Корыстолюбец: ко мне перестал ездить с крестом с первого же раза, я постеснялся дать ему денег, хоть они и были приготовлены. Побывав у меня раз вечером, осудил, что нечего было есть, что был только чай да простая водка, дома пришлось ужинать. Свою служанку, Константинову, грозил высечь с помощью дьячка: заведет в сарай, да так там… С тех пор она не смеет грубить, только дулась да ворчала опасливо про себя. Довольно умен, однако и не столько умен, сколько мелочно-хитер. Раскланивается, низко снимая шляпу. Водит знакомства со всеми горожанами покрупнее; помещики уезда, которые поважнее, тоже его друзья.
В училище занимается лениво: раньше полчаса в класс не идет. У него порядок: кто не знает урока, должен сам на колени становиться. Назначались аудиторы для проверки знаний, так что уйти от стояния на коленях было невозможно. Придет иногда в класс минут на 5, сядет на ученический стол, перед толпою коленопреклоненных мальчишек, поговорит с ними, спросит, объяснит, продержит всю перемену — и покоен. При начальстве же суетлив, ходит в камилавке (которую зовет, впрочем, кивером) — не снимает ее ни в классе, ни на улице, так она ему шапкой и служит. При этом бывает очень озабочен. — Сидеть на стуле в учительской ему надоело: он все пробовал валяться, да неловко. Добился приобретения кушетки и владел ею безраздельно, придет и заляжет[168].

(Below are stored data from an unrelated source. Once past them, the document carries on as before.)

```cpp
size_t cbl_attn_workspace_bytes(int C, int G);
int cbl_attn_w2_forward(int n, int K, int C, int G, const float* x_q, const float* x_k, const int* idx, const float* p1,
                        const float* W3C, const float* b3C, const float* bn_weight, const float* bn_bias, float eps, float momentum,
                        float* running_mean, float* running_var, long long* num_batches_tracked, int training,
                        const float* Wa, const float* ba, float* save_mean, float* save_invstd, float* w2,
                        void* workspace, size_t workspace_bytes, void* stream);
int cbl_attn_w2_backward(int n, int K, int C, int G, const float* x_q, const float* x_k, const int* idx, const float* p1,
                         const float* W3C, const float* b3C, const float* bn_weight, const float* bn_bias,
                         const float* save_mean, const float* save_invstd, const float* Wa, const float* grad_w2,
                         float* grad_xq, float* grad_xk, float* grad_p1, float* grad_W3C, float* grad_b3C,
                         float* grad_bn_weight, float* grad_bn_bias, float* grad_Wa, float* grad_ba,
                         void* workspace, size_t workspace_bytes, void* stream);
int cbl_attn_agg_forward(int n, int K, int C, int G, const float* x_v, const int* idx, const float* p1, const float* W3C, const float* b3C,
                         const float* a, float* out, void* stream);
int cbl_attn_agg_backward(int n, int K, int C, int G, const float* x_v, const int* idx, const float* p1, const float* W3C, const float* b3C,
                          const float* a, const float* grad_out, float* grad_xv, float* grad_p1, float* grad_W3C, float* grad_b3C, float* grad_a,
                          void* workspace, size_t workspace_bytes, void* stream);
int cbl_attn_agg_softmax_forward(int n, int K, int C, int G, const float* x_v, const int* idx, const float* p1, const float* W3C, const float* b3C,
                                 const float* logits, float* a, float* out, void* stream);
int cbl_attn_agg_softmax_backward(int n, int K, int C, int G, const float* x_v, const int* idx, const float* p1, const float* W3C, const float* b3C,
                                  const float* a, const float* grad_out, float* grad_xv, float* grad_p1, float* grad_W3C, float* grad_b3C,
                                  float* grad_logits, void* workspace, size_t workspace_bytes, void* stream);

int cbl_attn_w2_backward_csr(int n, int K, int C, int G, const float* x_q, const float* x_k, const int* idx, const float* p1,
                             const float* W3C, const float* b3C, const float* bn_weight, const float* bn_bias,
                             const float* save_mean, const float* save_invstd, const float* Wa, const float* grad_w2,
                             const int* order, const int* inv_start, const int* inv_src,
                             float* grad_xq, float* grad_xk, float* grad_p1, float* grad_W3C, float* grad_b3C,
                             float* grad_bn_weight, float* grad_bn_bias, float* grad_Wa, float* grad_ba,
                             void* workspace, size_t workspace_bytes, void* stream);
// ... 161 lines not shown
```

Бальзаминов Александр Николаевич. Был штатным смотрит<елем> уездн<ых> уч<илищ> в Борисове. Сочинил какой-то учебник, напечатанный, но почти не проданный <…>; эту арифметику предлагал мне обработать и потом напечатать совокупно. Высокий, пергаментное лицо, синие очки, глуховатый голос. Ходит очень быстро, зимой в своем тулупчике. Посвящен в стихарь. Из духовных. Пьет только рюмку, другую вина. В обществе скромен. В карты играет — преферанс и учится в винт. Дело ведет спустя рукава. Уроки на полчаса, а то и меньше. В конце года скажет: да, этот год мы очень плохо занимались; в будущем надо получше заняться. Но и в будущем то же. Любил, вместо даванья уроков, порассказать о Западном крае, о католиках-поляках и о жидах; жидовской школе; киндерша. Получил и сам прозвище Киндер-Бальзам. <…> К сечению учеников относился с добродушной похотливостью, но обнаруживать это остерегался: не сразу позволил Цареву высечь сына в училище, и позволил только внизу, не при товарищах. Зато отправлял иногда учеников домой со сторожем и с приказом — сечь, причем назначалось и число ударов…[169]

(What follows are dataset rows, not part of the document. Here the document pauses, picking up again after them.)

__global__ void split_queries_tf32(const float* __restrict__ q, float* __restrict__ hi, float* __restrict__ lo, size_t n) {
    size_t i = (size_t)blockIdx.x * blockDim.x + threadIdx.x;
    if (i >= n) return;
    uint32_t x = __float_as_uint(q[i]), h = x & 0xFFFFE000u;
    hi[i] = __uint_as_float(h);
    lo[i] = __uint_as_float(x) - __uint_as_float(h);
}
__global__ void prep_split_queries_bf16(const float* __restrict__ q, uint32_t nq, uint32_t dims, uint64_t qstride,
                                        __nv_bfloat16* __restrict__ hi, __nv_bfloat16* __restrict__ lo, uint32_t nq_pad, uint32_t dpad, int normalize,
                                        float* __restrict__ f32_out ,
                                        float* __restrict__ margin_out , const uint32_t* __restrict__ row_err ) {
    const int lane = threadIdx.x & 31;
    const uint32_t row = blockIdx.x * (blockDim.x >> 5) + (threadIdx.x >> 5);
    if (row >= nq_pad) return;
    const bool filter = margin_out != nullptr;
    __nv_bfloat16* oh = hi + (size_t)row * dpad;
    __nv_bfloat16* ol = lo + (size_t)row * dpad;
    __half* o16 = reinterpret_cast<__half*>(oh);
    float* of = f32_out ? f32_out + (size_t)row * dpad : nullptr;
    if (row >= nq) {
        for (uint32_t i = lane; i < dpad; i += 32) { oh[i] = __float2bfloat16_rn(0.f); if (!filter) ol[i] = __float2bfloat16_rn(0.f); if (of) of[i] = 0.f; }
        if (filter && lane == 0) margin_out[row] = 0.f;
        return;
// ... 178 lines not shown
    SSB_TRY(encode_tmap_2d(&tmB, a.q_hi, 2, a.dpad, a.nq_pad, (uint64_t)a.dpad * 2, 64, C::NQH, 128));
    const uint32_t n_kchunks = (a.dpad + 63) / 64, n_groups = a.nq_pad / C::NQ;
    const uint32_t n_pairs = (uint32_t)((a.n_rows + 2 * tc::TM - 1) / (2 * tc::TM));
    uint32_t n_clusters = (uint32_t)a.n_sms / 2;
    if (n_clusters > n_pairs) n_clusters = n_pairs;
    const uint32_t gx = 2 * n_clusters;
    if ((size_t)n_groups * gx * 4 * C::NQ * LIST * 8 > a.scratch_bytes) { set_error("vector scan scratch too small"); return SSB_E_STATE; }
    SSB_CUDA_TRY(cudaFuncSetAttribute(tc::scan_tc2, cudaFuncAttributeMaxDynamicSharedMemorySize, C::SMEM));
    cudaLaunchConfig_t cfg{};
    cfg.gridDim = dim3(gx, n_groups); cfg.blockDim = dim3(tc::THREADS); cfg.dynamicSmemBytes = C::SMEM; cfg.stream = st;
    cudaLaunchAttribute at[1];
    at[0].id = cudaLaunchAttributeClusterDimension; at[0].val.clusterDim.x = 2; at[0].val.clusterDim.y = 1; at[0].val.clusterDim.z = 1;
    cfg.attrs = at; cfg.numAttrs = 1;
    if (a.ev0) cudaEventRecord(a.ev0, st);
    SSB_CUDA_TRY(cudaLaunchKernelEx(&cfg, tc::scan_tc2, tmA, tmB, (uint32_t)a.n_rows, n_kchunks, n_pairs, a.k, a.doc_ids, a.scratch, a.thr_init,
                                    a.nq_valid ? a.nq_valid : a.nq_pad, a.del_slot, a.del_words, a.q_scale, a.ivf_sel, a.ivf_words, a.row_cluster));
    if (a.ev1) cudaEventRecord(a.ev1, st);
    merge_lists_generic(a.scratch, gx * 4, C::NQ, a.nq_pad, a.keys_out, st);
    SSB_CUDA_TRY(cudaGetLastError());
    if (a.launches) *a.launches += 2;
    return SSB_OK;
}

Приступая к работе над «Тяжелыми снами», Сологуб впервые методично коллекционировал «типы» и характеры — собирал материал для романа (в «Ночных росах» персонажи были вымышленными). Этот предварительный период, очевидно, длился не менее пяти лет. В самых ранних черновых набросках текста встречается единственная датировка: «1 и 2 октября 1888»[170], ее, вероятно, следует считать реальным временем начала работы над рукописью.
4
Об эстетических представлениях Сологуба в период создания ранней версии «Тяжелых снов» позволяет судить составленный им трактат «Теория романа» (1888), в котором в конспективной форме он изложил представления о центральном жанре века. Трактат создавался под непосредственным воздействием эстетических взглядов Э. Золя (его произведения названы в сочинении образцовыми[171] наряду с творениями Шекспира и Гомера).
Романы Золя пользовались исключительной популярностью в России и нередко появлялись в русских переводах почти одновременно с их первыми французскими изданиями; в 1873–1882 годах уже были напечатаны десять романов из серии «Ругон-Маккары».
В рабочих материалах Сологуба сохранился план сочинения: «„Западня“ (Assemoir) и „Нана“, романы Э. Зола. О переводах этих романов. Критика его. Его безнравственность. Имеют ли место рассуждения о нравственности в художественном произведении? Надо доказать, что произведение не художественное. Пересказ романа и его разбор при этом. Разбор типов. Значение романа. Заключение»[172]. Примечательно, что герои повести «Утешение» (1898), в которой писатель воссоздал атмосферу собственного детства, читали вслух «Жерминаль» (русский перевод — 1885).
Критические работы Золя были также хорошо известны: в 1875–1880 годах М. М. Стасюлевич систематически печатал писателя в «Вестнике Европы» под рубрикой «Парижские письма». Вероятно, еще в студенческие годы Сологуб проштудировал «боевые статьи-манифесты» «Натурализм в театре», «Экспериментальный роман», «Письмо к молодежи» и др.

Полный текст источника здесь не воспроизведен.